Berdakwah dengan Kepedulian

Oleh Mahli Zainuddin Tago*

Dalam pergulatan  dakwah di tengah masyarakat,  penekanan-penekanan tertentu harus dilakukan dan itu menjadi kata kunci untuk tercapainya  hasil yang optimal. Berbeda lapisan masyarakat, berbeda pula penekanan yang harus dilakukan. Di  kalangan masyarakat kelas bawah, kepedulian yang dalam, nampaknya menjadi kata kunci  yang menentukan keberhasilan dakwah. Apalagi umat dakwah telah lama mengalami peminggiran dari berbagai aspek.  Para da’i khusus Muhammadiyah yang telah terjun di pelosok penjuru tanah air tentu memiliki banyak cerita dalam hal ini.  Tulisan ini mencoba melihat pengalaman lain  yang diperoleh dari kiprah The Nation of Islam (NOI) yang berdakwah di belantara hyperghetto, di berbagai kota Amerika bagian utara, khususnya Amerika Serikat. 

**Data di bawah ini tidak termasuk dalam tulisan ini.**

# OmerMersin/video-stab

Measured on AMD Instinct MI355X. Metric: stabilized frames/sec @1080p (whole job; warp-stage HBM GB/s in roofline), higher is better.
Workload: dtype u8

## Files before the change

video-stab_amd/csrc/k_lk.hip:

```cpp
#include "vs_common.h"

namespace vsd {
namespace {

constexpr int MAX_LEVELS = 8;

struct LKArgs {
    LKLevel levels[MAX_LEVELS];
    int max_level;
    const float* prev_pts;
    float* next_pts;
    uint8_t* status;
    float* err;
    int n;
    const int32_t* d_n;
    int win;
    int max_count;
    double eps2;
};

template <int CTRL>
__device__ __forceinline__ int dpp_mov(int v) {
    return __builtin_amdgcn_update_dpp(0, v, CTRL, 0xF, 0xF, true);
}
// ... 29 lines not shown
}

__device__ __forceinline__ int descale(int x, int n) { return (x + (1 << (n - 1))) >> n; }

struct Weights { int w00, w01, w10, w11; };

__device__ __forceinline__ Weights make_weights(float a, float b) {
    Weights w;
    w.w00 = f_round((1.f - a) * (1.f - b) * 16384.f);
    w.w01 = f_round(a * (1.f - b) * 16384.f);
    w.w10 = f_round((1.f - a) * b * 16384.f);
    w.w11 = 16384 - w.w00 - w.w01 - w.w10;
    return w;
}

__device__ __forceinline__ short2 load_deriv(const int16_t* __restrict__ d, int w, int h, int x, int y) {
    if ((unsigned)x >= (unsigned)w || (unsigned)y >= (unsigned)h) return make_short2(0, 0);
    return *reinterpret_cast<const short2*>(d + ((size_t)y * w + x) * 2);
}

typedef const __attribute__((address_space(1))) uint8_t* gmem_u8;
typedef const __attribute__((address_space(1))) int16_t* gmem_i16;
__device__ __forceinline__ gmem_u8 uniform_global(const uint8_t* p) {
    const unsigned long long v = (unsigned long long)p;
    const unsigned lo = (unsigned)__builtin_amdgcn_readfirstlane((int)(unsigned)v), hi = (unsigned)__builtin_amdgcn_readfirstlane((int)(unsigned)(v >> 32));
    return (gmem_u8)(((unsigned long long)hi << 32) | lo);
}

constexpr int LK_MARGIN = 6;
constexpr int LK_WIN_MAX = 31;



__device__ __forceinline__ void divmod_small(int i, int d, float inv_d, int& q, int& r) {
    q = (int)(((float)i + 0.5f) * inv_d);
    r = i - q * d;
}

template <int NPX>
__device__ __forceinline__ void lk_track(const LKArgs& a, const int pt) {
    constexpr int WM = NPX <= 4 ? 16 : (NPX <= 7 ? 21 : LK_WIN_MAX);
    constexpr int PWM = WM + 1, RWM = WM + 1 + 2 * LK_MARGIN;
    constexpr int PN = (PWM * PWM + 63) / 64, RN = (RWM * RWM + 63) / 64;
    __shared__ uint8_t pI[PN * 64];
    __shared__ short2 pD[PN * 64];
    __shared__ uint8_t region[RN * 64];
    const int lane = threadIdx.x;
    int n = a.n;
    if (a.d_n) { int dn = *a.d_n; n = dn < n ? dn : n; }
    if (pt >= n) return;
    const int win = a.win, area = win * win;
    const int PW = win + 1;
    const int RW = win + 1 + 2 * LK_MARGIN;
    const float inv_pw = 1.0f / (float)PW, inv_rw = 1.0f / (float)RW, inv_win = 1.0f / (float)win;
    uint32_t off[NPX];
#pragma unroll
    for (int k = 0; k < NPX; k++) {
        const int p = lane + 64 * k;
        int yy = 0, xx = 0;
        if (p < area) divmod_small(p, win, inv_win, yy, xx);
        off[k] = (uint32_t)(yy * PW + xx) | ((uint32_t)(yy * RW + xx) << 16);
    }
#define LK_VALID(k) (lane + 64 * (k) < area)
#define LK_POFF(k) ((int)(off[k] & 0xFFFFu))
#define LK_ROFF(k) ((int)(off[k] >> 16))
    int p_y0, p_x0, p_sy, p_sx, r_y0, r_x0, r_sy, r_sx;
    divmod_small(lane, PW, inv_pw, p_y0, p_x0);
    divmod_small(64, PW, inv_pw, p_sy, p_sx);
    divmod_small(lane, RW, inv_rw, r_y0, r_x0);
    divmod_small(64, RW, inv_rw, r_sy, r_sx);
    const float halfWin = (win - 1) * 0.5f;
    const float FLT_SCALE = 1.f / (1 << 20);
    const float px0 = a.prev_pts[2 * pt], py0 = a.prev_pts[2 * pt + 1];
    float outx = 0.f, outy = 0.f;
    int status = 1;
    float err = 0.f;

    for (int level = a.max_level; level >= 0; level--) {
        const LKLevel L = a.levels[level];
        const float scale = (float)(1. / (double)(1 << level));
        float prevx = px0 * scale, prevy = py0 * scale;
        if (level == a.max_level) { outx = prevx; outy = prevy; }
        else { outx = outx * 2.f; outy = outy * 2.f; }
        prevx -= halfWin; prevy -= halfWin;
        const int ipx = f_floor(prevx), ipy = f_floor(prevy);
        if (ipx < -win || ipx >= L.w || ipy < -win || ipy >= L.h) {
            if (level == 0) { status = 0; err = 0.f; }
            continue;
        }
        float cx = outx - halfWin, cy = outy - halfWin;
        int rx0 = f_floor(cx) - LK_MARGIN, ry0 = f_floor(cy) - LK_MARGIN;
        __syncthreads();
        const bool p_inside = ipx >= 0 && ipy >= 0 && ipx + PW <= L.w && ipy + PW <= L.h;
        if (p_inside) {
            const gmem_u8 pbase = uniform_global(L.prev + ((size_t)ipy * L.stride + ipx));
            const gmem_i16 dbase = (gmem_i16)uniform_global(reinterpret_cast<const uint8_t*>(L.deriv + ((size_t)ipy * L.w + ipx) * 2));
            constexpr int PB_ = 5;
            int y = p_y0, x = p_x0;
#pragma unroll
            for (int k0 = 0; k0 < PN; k0 += PB_) {
                uint8_t vI[PB_];
                uint32_t vD[PB_];
#pragma unroll
                for (int k = k0; k < k0 + PB_ && k < PN; k++) {
                    const bool ok = lane + 64 * k < PW * PW;
                    const uint32_t eo = ok ? (uint32_t)(y * (int)L.stride + x) : 0u, dof = ok ? (uint32_t)((y * L.w + x) * 2) : 0u;
                    vI[k - k0] = pbase[eo];
                    vD[k - k0] = *reinterpret_cast<const __attribute__((address_space(1))) uint32_t*>(dbase + dof);
                    x += p_sx; y += p_sy;
                    if (x >= PW) { x -= PW; y++; }
                }
#pragma unroll
                for (int k = k0; k < k0 + PB_ && k < PN; k++) { pI[lane + 64 * k] = vI[k - k0]; *reinterpret_cast<uint32_t*>(&pD[lane + 64 * k]) = vD[k - k0]; }
                __builtin_amdgcn_sched_barrier(0);
            }
        } else {
            int y = p_y0, x = p_x0;
            for (int i = lane; i < PW * PW; i += 64) {
                const int X = ipx + x, Y = ipy + y;
                pI[i] = L.prev[(size_t)reflect101(Y, L.h) * L.stride + reflect101(X, L.w)];
                pD[i] = load_deriv(L.deriv, L.w, L.h, X, Y);
                x += p_sx; y += p_sy;
                if (x >= PW) { x -= PW; y++; }
            }
        }
        auto stage_region = [&]() {
            const bool inside = rx0 >= 0 && ry0 >= 0 && rx0 + RW <= L.w && ry0 + RW <= L.h;
            int y = r_y0, x = r_x0;
            asm volatile("" : "+v"(x), "+v"(y));
            if (inside) {
                const gmem_u8 rbase = uniform_global(L.next + ((size_t)ry0 * L.stride + rx0));
                constexpr int RB_ = 10;
#pragma unroll
                for (int k0 = 0; k0 < RN; k0 += RB_) {
                    uint8_t vR[RB_];
#pragma unroll
                    for (int k = k0; k < k0 + RB_ && k < RN; k++) {
                        const bool ok = lane + 64 * k < RW * RW;
// ... 4 lines not shown
#pragma unroll
                    for (int k = k0; k < k0 + RB_ && k < RN; k++) region[lane + 64 * k] = vR[k - k0];
                    __builtin_amdgcn_sched_barrier(0);
                }
            } else {
                for (int i = lane; i < RW * RW; i += 64) {
                    const int X = rx0 + x, Y = ry0 + y;
                    region[i] = L.next[(size_t)reflect101(Y, L.h) * L.stride + reflect101(X, L.w)];
                    x += r_sx; y += r_sy;
                    if (x >= RW) { x -= RW; y++; }
                }
            }
        };
        stage_region();
        __syncthreads();
        Weights wt = make_weights(prevx - ipx, prevy - ipy);
        short Iw[NPX], Ix[NPX], Iy[NPX];
        int pA11 = 0, pA12 = 0, pA22 = 0;
#pragma unroll
        for (int k = 0; k < NPX; k++) {
            const int o = LK_POFF(k);
            int ival = descale(__mul24((int)pI[o], wt.w00) + __mul24((int)pI[o + 1], wt.w01) +
                               __mul24((int)pI[o + PW], wt.w10) + __mul24((int)pI[o + PW + 1], wt.w11), 9);
            const short2 d00 = pD[o], d01 = pD[o + 1], d10 = pD[o + PW], d11 = pD[o + PW + 1];
            int ixval = descale(__mul24((int)d00.x, wt.w00) + __mul24((int)d01.x, wt.w01) +
                                __mul24((int)d10.x, wt.w10) + __mul24((int)d11.x, wt.w11), 14);
            int iyval = descale(__mul24((int)d00.y, wt.w00) + __mul24((int)d01.y, wt.w01) +
                                __mul24((int)d10.y, wt.w10) + __mul24((int)d11.y, wt.w11), 14);
            if (!LK_VALID(k)) { ival = 0; ixval = 0; iyval = 0; }
            Iw[k] = (short)ival; Ix[k] = (short)ixval; Iy[k] = (short)iyval;
            pA11 += __mul24(ixval, ixval);
            pA12 += __mul24(ixval, iyval);
            pA22 += __mul24(iyval, iyval);
        }
        const long long sA11 = wave_sum(pA11), sA12 = wave_sum(pA12), sA22 = wave_sum(pA22);
        const float A11 = (float)sA11 * FLT_SCALE, A12 = (float)sA12 * FLT_SCALE, A22 = (float)sA22 * FLT_SCALE;
        float D = A11 * A22 - A12 * A12;
        const float minEig = (A22 + A11 - sqrtf((A11 - A22) * (A11 - A22) + 4.f * A12 * A12)) /
                             (float)(2 * win * win);
// ... 161 lines not shown
    if (!d_prev || !d_next || w <= 0 || h <= 0 || max_level < 0 || max_level >= MAX_LEVELS) {
        set_last_error("pyr_lk: invalid argument");
        return VS_ERR_INVALID_ARG;
    }
    int lw[MAX_LEVELS], lh[MAX_LEVELS];
    int levels = 0;
    {
        int sw = w, sh = h;
        for (int level = 0; level <= max_level; level++) {
            lw[level] = sw; lh[level] = sh;
            levels = level;
            sw = (sw + 1) / 2; sh = (sh + 1) / 2;
            if (sw <= win || sh <= win) break;
        }
    }
    size_t img_bytes = 0, der_bytes = 0;
    for (int i = 1; i <= levels; i++) img_bytes += (size_t)lw[i] * lh[i];
    for (int i = 0; i <= levels; i++) der_bytes += (size_t)lw[i] * lh[i] * 4;
    uint8_t* scratch = nullptr;
    const size_t total = 2 * img_bytes + der_bytes + 64;
    VS_HIP_TRY(hipMalloc((void**)&scratch, total));
    LKLevel L[MAX_LEVELS];
    uint8_t* pp = scratch;
    uint8_t* pn = scratch + img_bytes;
    int16_t* pd = reinterpret_cast<int16_t*>(scratch + ((2 * img_bytes + 15) & ~(size_t)15));
    int rc = VS_OK;
    for (int i = 0; i <= levels && rc == VS_OK; i++) {
        L[i].w = lw[i]; L[i].h = lh[i];
        if (i == 0) { L[i].prev = d_prev; L[i].next = d_next; L[i].stride = stride; }
        else {
            rc = launch_pyr_down(L[i - 1].prev, L[i - 1].stride, lw[i - 1], lh[i - 1], pp, lw[i], st);
            if (rc == VS_OK) rc = launch_pyr_down(L[i - 1].next, L[i - 1].stride, lw[i - 1], lh[i - 1], pn, lw[i], st);
            L[i].prev = pp; L[i].next = pn; L[i].stride = lw[i];
            pp += (size_t)lw[i] * lh[i]; pn += (size_t)lw[i] * lh[i];
        }
        if (rc == VS_OK) rc = launch_scharr(L[i].prev, L[i].stride, lw[i], lh[i], pd, st);
        L[i].deriv = pd;
        pd += (size_t)lw[i] * lh[i] * 2;
    }
    if (rc == VS_OK) rc = launch_pyr_lk(L, levels, d_prev_pts, n, nullptr, d_next_pts, d_status, d_err, win, max_iters, eps, st);
    hipError_t e = hipStreamSynchronize(st);
    (void)hipFree(scratch);
    if (rc == VS_OK && e != hipSuccess) { set_last_error(hipGetErrorString(e)); rc = VS_ERR_HIP; }
    return rc;
}

}
```

video-stab_amd/csrc/k_pyr.hip:

```cpp
#include "vs_common.h"

namespace vsd {
namespace {

constexpr int NT = 256;
constexpr int RPB = 4;
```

Hyperghetto adalah kawasan kawasan hunian yang didominasi masyarakat kulit hitam yang oleh para sosiolog dicatat sebagai terpinggirkan dan terisolasi sepenuhnya dari hingar bingar kemakmuran Amerika. Sejak pertengahan 1970-an semakin banyak masyarakat negro Amerika terdampar di  kawasan miskin papa dan dihuni oleh kelompok individu yang terjatuh ke lapisan sosial paling dasar ini. Dalam kawasan ini tidak ada anak-anak yang tertarik pada apa yang dikatakan guru di sekolah. Sekolah telah berubah menjadi  lingkungan dimana mereka  mulai belajar menggunakan kekerasan  dalam upaya memasuki pasar kerja.  Struktur keluarga sering goyah dan berantakan karena banyaknya para ayah yang minggat. Kenyataannya, 62 persen anak dilahirkan oleh perempuan lajang yang lebih memilih meninggal kan anak-anak di panti asuhan daripada merawat sendiri mereka. Satu-satunya otoritas yang membentuk karakter dan kepribadian kaum muda hyperghetto adalah jalanan.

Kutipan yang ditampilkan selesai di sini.